Sydney house prices have fallen 11.1%, declining at a 17% annual rate, while Brisbane prices fall at 20% annual rate
So there is good news and bad news. The bad news is that national house prices are falling at a record 14% annual rate based on the last three months of data from CoreLogic, with a total draw-down of 7.4% since the 5 capital city index's May 2022 high watermark. And this is before a veritable tsunami of $500 billion worth of fixed-rate home loans see their interest rates more than double from 2.0% to 2.25% to 5-6% as they switch back to variable-rate next year. Our forecast for a record Aussie house price correction of 15-25%, which we published in October last year, remains unchanged.

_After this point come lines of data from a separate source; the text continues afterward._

template <int HD, int D, int N, int DBG = 0, bool BF = false, bool MSG = false, bool DROP = false, bool PE = false>
__global__ __launch_bounds__(256) __attribute__((amdgpu_waves_per_eu(DROP ? 3 : 4, 8))) void edge_bwd3_kernel(BwdArgsT<DROP> A) {
    static_assert(DROP || !PE, "the edge term travels in the extended argument struct");
    constexpr int LPE = HD / N, G = 64 / LPE, DL = D / N, H = HD / D;
    constexpr int U = 4;
    static_assert((MSG || DL == 2) && LPE >= U, "records: two lanes per head (one carries alpha, the other ge)");
    __shared__ float red[4][HD];
    const int lane = threadIdx.x & 63;
    const int wave = __builtin_amdgcn_readfirstlane(threadIdx.x >> 6);
    const int cp = lane % LPE, gidx = lane / LPE;
    const int c = N * cp;
    const vnf<N> ac = *reinterpret_cast<const vnf<N>*>(A.a + c);
    const vnf<N> acs = ac * A.slope;
    const vnf<N> ac2 = ac * kLog2e;
    const int64_t nquads = (A.n_items + G - 1) / G;
    const int64_t nwaves = (int64_t)gridDim.x * 4;
    vnf<N> ga = vzero<N>();
    [[maybe_unused]] uint32_t k1 = 0;
    [[maybe_unused]] uint32_t k1e = 0;
    if constexpr (DROP) { k1 = drop_key(A.drop, kDropAttn); k1e = drop_edge_key(A.drop); }

    for (int64_t q = (int64_t)blockIdx.x * 4 + wave; q < nquads; q += nwaves) {
        const int64_t it = q * G + gidx;
        int row = -1, b = 0, e = 0, slot = -1;
        if (it < A.n_items) { const int4 item = A.items[it]; row = item.x; b = item.y; e = item.z; slot = item.w; }
        const int64_t rowc = row < 0 ? 0 : row;
        auto load_idx = [&](int st, int& srcv, int& posv) {
            int j = b + st * U + (cp & (U - 1));
            j = j < e ? j : e - 1;
            j = j > 0 ? j : 0;
            srcv = A.col_idx[j];
            posv = (DBG == 2) ? j : A.pos[j];
            if constexpr (DBG >= 15 && DBG <= 18) {
                constexpr uint32_t K = DBG == 15 ? 64u : DBG == 16 ? 512u : DBG == 17 ? 4096u : 32768u;
                const uint32_t per = A.stash_spare / K;
                posv = (int)(((uint32_t)posv % K) * per + (uint32_t)j / K);
            }
        };
        auto spread = [&](int st, int srcv, int posv, int (&src)[U], uint32_t (&sl)[U]) {
#pragma unroll
            for (int u = 0; u < U; ++u) {
                src[u] = __shfl(srcv, gidx * LPE + u);
                uint32_t p = (uint32_t)__shfl(posv, gidx * LPE + u);
                if constexpr (DBG == 10) p &= (1u << 20) - 1u;
                if constexpr (DBG == 11) p &= (1u << 18) - 1u;
                if constexpr (DBG == 12) p &= (1u << 16) - 1u;
                if constexpr (DBG == 13) p &= (1u << 14) - 1u;
                if constexpr (DBG == 14) p &= (1u << 24) - 1u;
                sl[u] = (b + st * U + u < e) ? p : A.stash_spare;
            }
        };
        int srcv, posv, srcn, posn;
        load_idx(0, srcv, posv);
        load_idx(1, srcn, posn);
        const vnf<N> hp = *reinterpret_cast<const vnf<N>*>(A.hpre + rowc * HD + c);
        vnf<N> dsel;
#pragma unroll
        for (int i = 0; i < N; ++i) dsel[i] = hp[i] > 0.f ? 1.0f : A.slope;
        vnf<N> g;
        if (A.gh != nullptr) g = *reinterpret_cast<const vnf<N>*>(A.gh + rowc * A.gh_stride + (c % D)) * dsel * (1.0f / (float)H);
        else {
            g = *reinterpret_cast<const vnf<N>*>(A.g + rowc * HD + c);
            if (A.g_raw) g = g * dsel;
        }
        const vnf<N> pr = *reinterpret_cast<const vnf<N>*>(A.PR + rowc * HD + c);
        const float dot = group_sum<DL>(hsum<N>(g * hp));
        const float m2 = A.mstat[rowc * H + c / D];
        const float inv = __builtin_amdgcn_rcpf(A.zstat[rowc * H + c / D] + 1e-8f);
        [[maybe_unused]] uint32_t kd = 0;
        [[maybe_unused]] int kb = 0;
        [[maybe_unused]] uint32_t ke = 0;
        if constexpr (DROP) { const uint32_t nd = drop_node(A.drop, rowc); kd = drop_mix(k1, nd); ke = drop_mix(k1e, nd); kb = b - A.row_ptr[rowc]; }
        if (!MSG && row >= 0 && (slot < 0 || b == A.row_ptr[rowc])) {
            if (A.hbits != nullptr) {
                uint32_t nib = 0;
#pragma unroll
                for (int i = 0; i < N; ++i) nib |= (hp[i] > 0.f ? 1u : 0u) << i;
                A.hbits[rowc * A.hb_stride + cp] = (uint8_t)nib;
            } else {
                if constexpr (BF) store_row_n<HD, N, BF>(A.gfull, (int)rowc, cp, g);
                else stream_store(reinterpret_cast<vnf<N>*>(A.gfull + rowc * HD + c), g);
            }
        }
        vnf<N> gpr = vzero<N>();
        const int nst = wave_max_over_groups<HD, N>((e - b + U - 1) / U);
        if constexpr (DBG == 9) {
            float dummy = 0.f;
            int j0 = b + (cp & (U - 1));
            j0 = j0 < e ? j0 : e - 1;
            int sv = A.col_idx[j0 > 0 ? j0 : 0];
            for (int st = 0; st < nst; ++st) {
                int jn = b + (st + 1) * U + (cp & (U - 1));
                jn = jn < e ? jn : e - 1;
                const int sn = A.col_idx[jn > 0 ? jn : 0];
#pragma unroll
                for (int u = 0; u < U; ++u) {
                    const vnf<N> vv = gather_row_n<HD, N, BF>(A.PL, __shfl(sv, gidx * LPE + u), cp);
                    dummy += hsum<N>(vv);
                }
                sv = sn;
            }
            if (dummy == 12345.6789f) gpr[0] += 1.0f;
        }
        int src[U];
        uint32_t sl[U], pend_s[U], pend_w[U];
        [[maybe_unused]] vnf<N> pend_m[U];
        spread(0, srcv, posv, src, sl);
#pragma unroll
        for (int u = 0; u < U; ++u) { pend_w[u] = 0u; pend_s[u] = A.stash_spare; if constexpr (MSG) pend_m[u] = vzero<N>(); }
        for (int st = 0; st < nst; ++st) {
            vnf<N> v[U];
#pragma unroll
            for (int u = 0; u < U; ++u) v[u] = gather_row_n<HD, N, BF>(A.PL, src[u], cp);
            [[maybe_unused]] vnf<N> pev[U];
            if constexpr (PE) {
#pragma unroll
                for (int u = 0; u < U; ++u) {
                    int j = b + st * U + u;
                    j = j < e ? j : e - 1;
                    pev[u] = pe_load_n<N>(A.pe, j > 0 ? j : 0, HD, c);
                }
            }
            [[maybe_unused]] bool ek[U];
            if constexpr (DROP) {
#pragma unroll
                for (int u = 0; u < U; ++u) ek[u] = drop_edge_kept(A.drop, ke, kb + st * U + u, src[u], rowc);
            }
            if constexpr (MSG) {
                if constexpr (DBG != 1) {
#pragma unroll
                    for (int u = 0; u < U; ++u) store_row_n<HD, N, BF>(A.msg, (int)pend_s[u], cp, pend_m[u]);
                }
            } else if constexpr (DBG == 3) {
                const int j0 = b + (st > 0 ? st - 1 : 0) * U;
                uint4 w4 = make_uint4(pend_w[0], pend_w[1], pend_w[2], pend_w[3]);
                *reinterpret_cast<uint4*>(A.stash + (uint64_t)(uint32_t)(j0 < e ? j0 : 0) * LPE + cp * 4) = w4;
            } else if constexpr (DBG != 1) {
#pragma unroll
                for (int u = 0; u < U; ++u) stream_store(&A.stash[(uint64_t)pend_s[u] * LPE + cp], pend_w[u]);
            }
#pragma unroll
            for (int u = 0; u < U; ++u) pend_s[u] = sl[u];
            spread(st + 1, srcn, posn, src, sl);
            load_idx(st + 2, srcn, posn);
            float al[U], ga_[U];
#pragma unroll
            for (int u = 0; u < U; ++u) {
                vnf<N> s = v[u] + pr;
                if constexpr (PE) s += pev[u];
                al[u] = hsum<N>(ac2 * lrelu_n<N>(s, A.slope));
            }
            group_sum_n<DL, U>(al);
#pragma unroll
            for (int u = 0; u < U; ++u) {
                al[u] = exp2_fast(al[u] - m2) * inv;
                ga_[u] = hsum<N>(g * v[u]);
            }
            group_sum_n<DL, U>(ga_);
            [[maybe_unused]] bool kp[U];
            if constexpr (DROP) {
#pragma unroll
                for (int u = 0; u < U; ++u) {
                    kp[u] = ek[u] && (drop_mix(drop_mix(kd, (uint32_t)(kb + st * U + u)), (uint32_t)(c / D)) >> 8) >= A.drop.T;
                    ga_[u] = kp[u] ? ga_[u] * A.drop.scale : 0.f;
                }
            }
#pragma unroll
            for (int u = 0; u < U; ++u) {
                bool valid = b + st * U + u < e;
                if constexpr (DROP) valid = valid && ek[u];
                const float ge = valid ? al[u] * (ga_[u] - dot) : 0.f;
                vnf<N> s = v[u] + pr;
                if constexpr (PE) s += pev[u];
                const vnf<N> gs = ge * select_pos<N>(s, ac, acs);
                ga += ge * lrelu_n<N>(s, A.slope);
                gpr += gs;
                if constexpr (PE) { if (b + st * U + u < e) gpe_store_n<N>(A.gpe, b + st * U + u, HD, c, gs); }
                if constexpr (DROP) al[u] = kp[u] ? al[u] * A.drop.scale : 0.f;
                if constexpr (MSG) {
                    pend_m[u] = g * al[u] + gs;
                } else {
                    uint32_t bits = 0;
#pragma unroll
                    for (int i = 0; i < N; ++i) bits |= (s[i] > 0.f ? 1u : 0u) << i;
                    const uint32_t w = __builtin_bit_cast(uint32_t, (cp & 1) ? ge : al[u]);
                    pend_w[u] = ((w + (1u << (N - 1))) & ~((1u << N) - 1u)) | bits;
                }
            }
        }
        if constexpr (MSG) {
            if constexpr (DBG != 1) {
#pragma unroll
                for (int u = 0; u < U; ++u) store_row_n<HD, N, BF>(A.msg, (int)pend_s[u], cp, pend_m[u]);
            }
        } else if constexpr (DBG != 1 && DBG != 3) {
#pragma unroll
            for (int u = 0; u < U; ++u) stream_store(&A.stash[(uint64_t)pend_s[u] * LPE + cp], pend_w[u]);
        }
        if (row >= 0) {
            float* dst = slot < 0 ? A.gPR + rowc * HD + c : A.part_acc + (int64_t)slot * HD + c;
            stream_store(reinterpret_cast<vnf<N>*>(dst), gpr);
        }
    }
#pragma unroll
    for (int off = LPE; off < 64; off <<= 1) ga += shfl_xor_n<N>(ga, off);
    if (gidx == 0) {
#pragma unroll
        for (int i = 0; i < N; ++i) red[wave][c + i] = ga[i];
    }
    __syncthreads();
    if (threadIdx.x < HD)
        A.ga_partial[(int64_t)blockIdx.x * HD + threadIdx.x] =
            (red[0][threadIdx.x] + red[1][threadIdx.x]) + (red[2][threadIdx.x] + red[3][threadIdx.x]);
}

The epicentre of what will likely become the biggest housing crash in modern Aussie history has shifted from Sydney to Brisbane, where prices are currently falling at an incredible 20.3% annual rate (Brisbane values have already shrunk 7.7% peak-to-trough thus far). Sydney dwelling values have fallen furthest, plunging a massive 11.1% since their peak in absolute terms (okay, it is nothing like Bitcoin's savage free-fall from US$69,000 to US$15,600). Sadly for homeowners, Sydney dwelling values continue to decline at a 17% annual rate based on the past three months of price moves.
The good news is that the pace of declines has generally slowed, although this could just reflect seasonality. The Melbourne market is faring a lot better than Sydney and Brisbane, with total losses of only 6.9% to date and a more orderly (albeit still chunky) 10.6% annualised rate of decline over the last three months. Adelaide and Perth are stronger again, experiencing very mild adjustments of just 1.1% and 0.9%, respectively, since their recent peak.
The second chart below highlights the positive news. It shows the change in the pace of three-month annualised house price declines, which have slowed, though they still remain sharply negative (observe how most lines are rising or stabilising).